Denial-of-Service Due To Attacker-Controlled OCSP URIs and CDPs

As described above, attackers are able force the revocation plugin to make requests to arbitrary servers. This can lead to different kinds of denial-of-service attacks, depending on how these servers react.

A first one can be caused via a server that lets clients complete the TCP three-way handshake but then sends no data. It has to be reachable as there is an initial connection timeout (for DNS resolution and TCP handshake completion). But because the revocation plugin doesn't set an overall timeout for its requests and some fetcher plugins don't use one by default, in particular the commonly used curl plugin, the worker thread will be blocked practically indefinitely (i.e. until the default TCP timeout of the underling TCP/IP stack). By initiating multiple IKE_SAs with the same certificates, attackers are able to block worker threads to the point the daemon will not be able to process any further IKE messages or other events.

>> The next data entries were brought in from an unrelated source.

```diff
@@ -524,18 +736,39 @@
 
 namespace {
 
-template <int NPROD>
+template <int NPROD, bool F16>
 cudaError_t launch_tc(const GemmProblem& p, const CUtensorMap& tmX, const CUtensorMap& tmW, int num_mt, int num_sms,
                       cudaStream_t stream) {
   static DeviceOnce attr;
   cudaError_t e = once_per_device(attr, [&] {
-    return cudaFuncSetAttribute(gemm_split3_tc_kernel<NPROD>, cudaFuncAttributeMaxDynamicSharedMemorySize, SMEM_BYTES);
+    return cudaFuncSetAttribute(gemm_split3_tc_kernel<NPROD, F16>, cudaFuncAttributeMaxDynamicSharedMemorySize,
+                                SMEM_BYTES);
   });
   if (e != cudaSuccess) return e;
   const int num_tiles = num_mt * (p.N / BN);
   const int grid = num_tiles < num_sms ? num_tiles : num_sms;
-  gemm_split3_tc_kernel<NPROD><<<grid, THREADS, SMEM_BYTES, stream>>>(tmX, tmW, p.M, p.N, p.Kpad, p.fp16, p.epi);
+  gemm_split3_tc_kernel<NPROD, F16><<<grid, THREADS, SMEM_BYTES, stream>>>(tmX, tmW, p.M, p.N, p.Kpad, p.epi);
   return cudaGetLastError();
+}
+
+template <int NPROD>
+cudaError_t launch_tc(const GemmProblem& p, const CUtensorMap& tmX, const CUtensorMap& tmW, int num_mt, int num_sms,
+                      cudaStream_t stream) {
+  const int num_tiles = num_mt * (p.N / BN);
+  const int grid = num_tiles < num_sms ? num_tiles : num_sms;
+  if (p.Kpad <= SHORT_K) {
+    static DeviceOnce attr;
+    cudaError_t e = once_per_device(attr, [&] {
+      return cudaFuncSetAttribute(gemm_split3_tc_short_k_kernel<NPROD>, cudaFuncAttributeMaxDynamicSharedMemorySize,
+                                  hk::SMEM);
+    });
+    if (e != cudaSuccess) return e;
+    gemm_split3_tc_short_k_kernel<NPROD><<<grid, hk::NTHREADS, hk::SMEM, stream>>>(tmX, tmW, p.M, p.N, p.Kpad, p.fp16,
+                                                                                 p.epi);
+    return cudaGetLastError();
+  }
+  return p.fp16 ? launch_tc<NPROD, true>(p, tmX, tmW, num_mt, num_sms, stream)
+                : launch_tc<NPROD, false>(p, tmX, tmW, num_mt, num_sms, stream);
 }
 
 }
```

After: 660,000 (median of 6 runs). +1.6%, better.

In a second potential attack, instead of sending no data, the server sends a lot of it. Because the fetched OCSP/CRL data is stored in memory and without any upper limits, the attacker might be able to exhaust all memory of the host strongSwan runs on, or at least force a system like Linux's OOM killer to terminate the IKE daemon.

Remote code execution is not possible due to this issue.

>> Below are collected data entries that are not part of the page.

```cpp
int neat_volume_weights(const float* z, const float* sdf, int R, int S, const float* beta, float* weights, void* stream) {
  if (R <= 0 || S <= 0) return 0;
  hipLaunchKernelGGL(volume_weights_kernel, dim3((R + 3) / 4), dim3(256), 0, (hipStream_t)stream, z, sdf, R, S, beta, weights);
  return (int)hipGetLastError();
}

static inline size_t parse_al(size_t b) { return (b + 255) & ~(size_t)255; }
static inline int parse_tiles(int n) { return (2 * n + PARSE_TILE - 1) / PARSE_TILE; }

int neat_parse_match(const float* lines2d, int n, const float* gt, int m, int gt_stride, float threshold, int* label, float* mindis,
                     void* stream) {
  if (n < 0 || m < 0 || (m > 0 && (!gt || gt_stride < 4))) return -1;
  if (n == 0) return 0;
  if (!lines2d || !label || !mindis) return -1;
  hipLaunchKernelGGL(parse_match_kernel, grid1(n, PARSE_WG), dim3(PARSE_WG), 0, (hipStream_t)stream, lines2d, n, gt, m, gt_stride, threshold,
                     label, mindis);
  return (int)hipGetLastError();
}

size_t neat_parse_group_ws_bytes(int n, int m) {
  if (n < 0 || m < 0) return 0;
  const size_t nt = (size_t)parse_tiles(n);
  return parse_al((nt * m + 3 * (size_t)m) * sizeof(int)) + parse_al(2 * (size_t)n * sizeof(int));
}

int neat_parse_group(const int* label, const float* lines3d, const float* l3d, int n, int m, float* lines, float* scores, int* count,
                     void* ws, void* stream) {
  if (n < 0 || m < 0 || !count) return -1;
  hipStream_t st = (hipStream_t)stream;
  if (n == 0 || m == 0) return (int)hipMemsetAsync(count, 0, sizeof(int), st);
  if (!label || !lines3d || !l3d || !lines || !scores || !ws) return -1;
  const int nt = parse_tiles(n);
  int* run = (int*)ws;
  int* cnt = run + (size_t)nt * m;
  int* start = cnt + m;
  int* slot = start + m;
  int* order = (int*)((char*)ws + parse_al(((size_t)nt * m + 3 * (size_t)m) * sizeof(int)));
  NEAT_CHECK(hipMemsetAsync(run, 0, (size_t)nt * m * sizeof(int), st));
  hipLaunchKernelGGL(parse_group_tile_kernel, dim3(nt), dim3(PARSE_WG), 0, st, label, 2 * n, m, run, order, 0);
  hipLaunchKernelGGL(parse_group_scan_kernel, dim3(1), dim3(1024), 0, st, run, nt, m, cnt, start, slot, count);
  hipLaunchKernelGGL(parse_group_tile_kernel, dim3(nt), dim3(PARSE_WG), 0, st, label, 2 * n, m, run, order, 1);
  hipLaunchKernelGGL(parse_group_reduce_kernel, dim3(m), dim3(PARSE_WG), 0, st, order, cnt, start, slot, lines3d, l3d, n, lines, scores);
  return (int)hipGetLastError();
}

size_t neat_parse_vote_ws_bytes(int J, int mcap) {
  if (J <= 0 || mcap <= 0) return 0;
  const size_t nc = 2 * (size_t)mcap, k = std::min((size_t)J, nc);
  return parse_al((size_t)J * nc * sizeof(float)) + parse_al(nc) + 2 * parse_al(k * sizeof(long long)) + parse_al(sizeof(int)) +
         parse_al(neat_lsap_ws_bytes(J, (int)nc));
}

int neat_parse_vote(const float* junctions, int J, const float* lines, const int* count, int mcap, float threshold, int view, int* votes,
                    int* first, void* ws, void* stream) {
  if (J < 0 || mcap < 0 || view < 0) return -1;
  if (J == 0 || mcap == 0) return 0;
  if (!junctions || !lines || !count || !votes || !first || !ws) return -1;
  hipStream_t st = (hipStream_t)stream;
  const int nc = 2 * mcap, k = std::min(J, nc);
  char* p = (char*)ws;
  float* cost = (float*)p; p += parse_al((size_t)J * nc * sizeof(float));
  unsigned char* cmask = (unsigned char*)p; p += parse_al(nc);
  long long* rows = (long long*)p; p += parse_al((size_t)k * sizeof(long long));
  long long* cols = (long long*)p; p += parse_al((size_t)k * sizeof(long long));
  int* n_match = (int*)p; p += parse_al(sizeof(int));
  const size_t total = (size_t)J * nc;
  hipLaunchKernelGGL(parse_vote_cost_kernel, dim3((unsigned)((total + 255) / 256)), dim3(256), 0, st, junctions, J, lines, count, nc, cost, cmask);
  NEAT_CHECK(hipGetLastError());
  const int e = neat_lsap(cost, J, nc, nullptr, cmask, rows, cols, n_match, p, stream);
  if (e != 0) return e;
  hipLaunchKernelGGL(parse_vote_apply_kernel, grid1(k), dim3(256), 0, st, rows, cols, n_match, k, cost, nc, threshold, view, votes, first);
  return (int)hipGetLastError();
}

size_t neat_parse_graph_ws_bytes(int V, int mcap, int J) {
  if (V < 0 || mcap < 0 || J < 0) return 0;
  return parse_al((size_t)V * mcap * sizeof(int)) + parse_al((size_t)J * sizeof(int));
}

int neat_parse_graph(const float* vlines, const float* vscores, const int* vcount, int V, int mcap, float score_threshold,
                     const float* junctions, const int* votes, const int* first, int J, float* lines_out, float* junc_out,
                     unsigned char* graph, int* pairs, float* wfi, int ecap, int* counts, void* ws, void* stream) {
  if (V < 0 || mcap < 0 || J < 0 || ecap < 0 || !counts) return -1;
  hipStream_t st = (hipStream_t)stream;
  if ((V > 0 && mcap > 0 && (!vlines || !vscores || !vcount || !lines_out || !ws)) ||
      (J > 0 && (!junctions || !votes || !first || !junc_out || !graph || !ws)) || (ecap > 0 && (!pairs || !wfi))) return -1;
  NEAT_CHECK(hipMemsetAsync(counts, 0, 3 * sizeof(int), st));
  const int ncap = V * mcap;
  if (ncap == 0 && J == 0) return 0;
  int* idx = (int*)ws;
  int* rowcnt = (int*)((char*)ws + parse_al((size_t)V * mcap * sizeof(int)));
  hipLaunchKernelGGL(parse_select_kernel, dim3(2), dim3(1024), 0, st, vlines, vscores, vcount, V, mcap, score_threshold, junctions, votes, first,
                     J, lines_out, junc_out, idx, counts);
  if (J == 0 || ncap == 0) return (int)hipGetLastError();
  NEAT_CHECK(hipMemsetAsync(graph, 0, (size_t)J * J, st));
  hipLaunchKernelGGL(parse_graph_mark_kernel, grid1(ncap, PARSE_WG), dim3(PARSE_WG), 0, st, lines_out, junc_out, counts, ncap, J, graph);
  hipLaunchKernelGGL(parse_edge_count_kernel, dim3(J), dim3(64), 0, st, graph, counts, J, rowcnt);
  hipLaunchKernelGGL(parse_edge_write_kernel, dim3(J), dim3(64), 0, st, graph, counts, J, rowcnt, J, junc_out, ecap, pairs, wfi);
  return (int)hipGetLastError();
}

size_t neat_parse_visibility_ws_bytes(int ecap, int V) {
  if (ecap < 0 || V < 0) return 0;
  return parse_al((size_t)V * ecap) + parse_al((size_t)ecap * sizeof(int));
}

int neat_parse_visibility(const float* lines, const int* n_lines, int ecap, const float* gt, int gt_stride, const int* gt_off,
                          const float* K3, const float* w2c, int V, float ckdist, int ckview, int* vis_count, float* checked,
                          int* n_checked, void* ws, void* stream) {
  if (ecap < 0 || V < 0 || !n_checked) return -1;
  hipStream_t st = (hipStream_t)stream;
  if (ecap == 0) return (int)hipMemsetAsync(n_checked, 0, sizeof(int), st);
  if (!lines || !vis_count || !checked || !ws || (V > 0 && (!gt_off || !K3 || !w2c || gt_stride < 4))) return -1;
  unsigned char* vis = (unsigned char*)ws;
  int* idx = (int*)((char*)ws + parse_al((size_t)V * ecap));
  if (V > 0)
    hipLaunchKernelGGL(parse_vis_kernel, dim3((ecap + PARSE_WG - 1) / PARSE_WG, V), dim3(PARSE_WG), 0, st, lines, n_lines, ecap, gt, gt_stride,
                       gt_off, K3, w2c, ckdist, vis);
  hipLaunchKernelGGL(parse_vis_count_kernel, dim3(1), dim3(1024), 0, st, lines, n_lines, ecap, V, vis, ckview, vis_count, idx, checked, n_checked);
  return (int)hipGetLastError();
}

static bool mesh_axes(const int* n, const double* b0, const double* b1, MeshAxes* g) {
  if (!n || !b0 || !b1) return false;
  for (int a = 0; a < 3; ++a) {
    if (n[a] < 2 || !std::isfinite(b0[a]) || !std::isfinite(b1[a])) return false;
    g->n[a] = n[a]; g->b0[a] = b0[a]; g->b1[a] = b1[a]; g->step[a] = (b1[a] - b0[a]) / (double)(n[a] - 1);
  }
  return true;
}
static inline long long mesh_nodes(int nx, int ny, int nz) {
  if (nx < 2 || ny < 2 || nz < 2) return 0;
  const long long n = (long long)nx * ny;
  if (n > INT_MAX) return 0;
  const long long N = n * nz;
// ... 65 lines not shown
```

neat_amd/csrc/neat_net.hip:

```cpp
#include <mutex>
#include <unordered_map>
#if defined(NEAT_HALF) && NEAT_HALF
#define neat neat_f16
#include "f16_symbols.h"
#endif
#include "kernels_bf16.hpp"
#include "kernels_dw.hpp"
#include "fused_launch.hpp"
#include "../../include/neat_hip.h"
#include <algorithm>
#include <initializer_list>
#include <utility>
#include <math.h>
#include <stdio.h>
#include <stdlib.h>
#include <vector>

using namespace neat;

namespace {

constexpr int L_REND = 9, L_ATTR = 14;
const int kO[NLAYERS] = {256, 256, 256, 217, 256, 256, 256, 256, 257, 256, 256, 256, 256, 3, 256, 256, 256, 256, 6};
const int kI[NLAYERS] = {39, 256, 256, 256, 256, 256, 256, 256, 256, 289, 256, 256, 256, 256, 265, 256, 256, 256, 256};
// ... 1270 lines not shown
                                   const float* __restrict__ d_feat, const float* __restrict__ mask, int P, int ldp,
                                   float* __restrict__ abar8, const float* __restrict__ cot_slot) {
  const float scale = cot_scale_of(cot_slot);
  const int p = blockIdx.x * blockDim.x + threadIdx.x;
  const int n = blockIdx.y;
  if (p >= ldp) return;
  float v = 0.0f;
  if (p < P) {
    if (d_out257) v += d_out257[(size_t)p * 257 + n];
    if (n == 0) { if (d_sdf) v += d_sdf[p] * (1.0f - mask[p]); }
    else if (d_feat) v += d_feat[(size_t)p * 256 + (n - 1)];
  }
  abar8[(size_t)n * ldp + p] = v * scale;
}
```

As mentioned in the introduction, credit to Lahav Schlesinger for finding this vulnerability.

Mitigation

Setups that don't use the revocation plugin are not directly vulnerable. However, if custom plugins are loaded that implement the validate() method of the cert_validator_t interface, there could be similar problems due to the inline certificate validation described above.

The just released strongSwan 5.9.8 fixes this vulnerability by creating a trusted certificate chain before starting online revocation checks. For older releases, we provide a patch that fixes the vulnerability and should apply with appropriate hunk offsets (please note that we don't provide patches for versions < 5.1.0).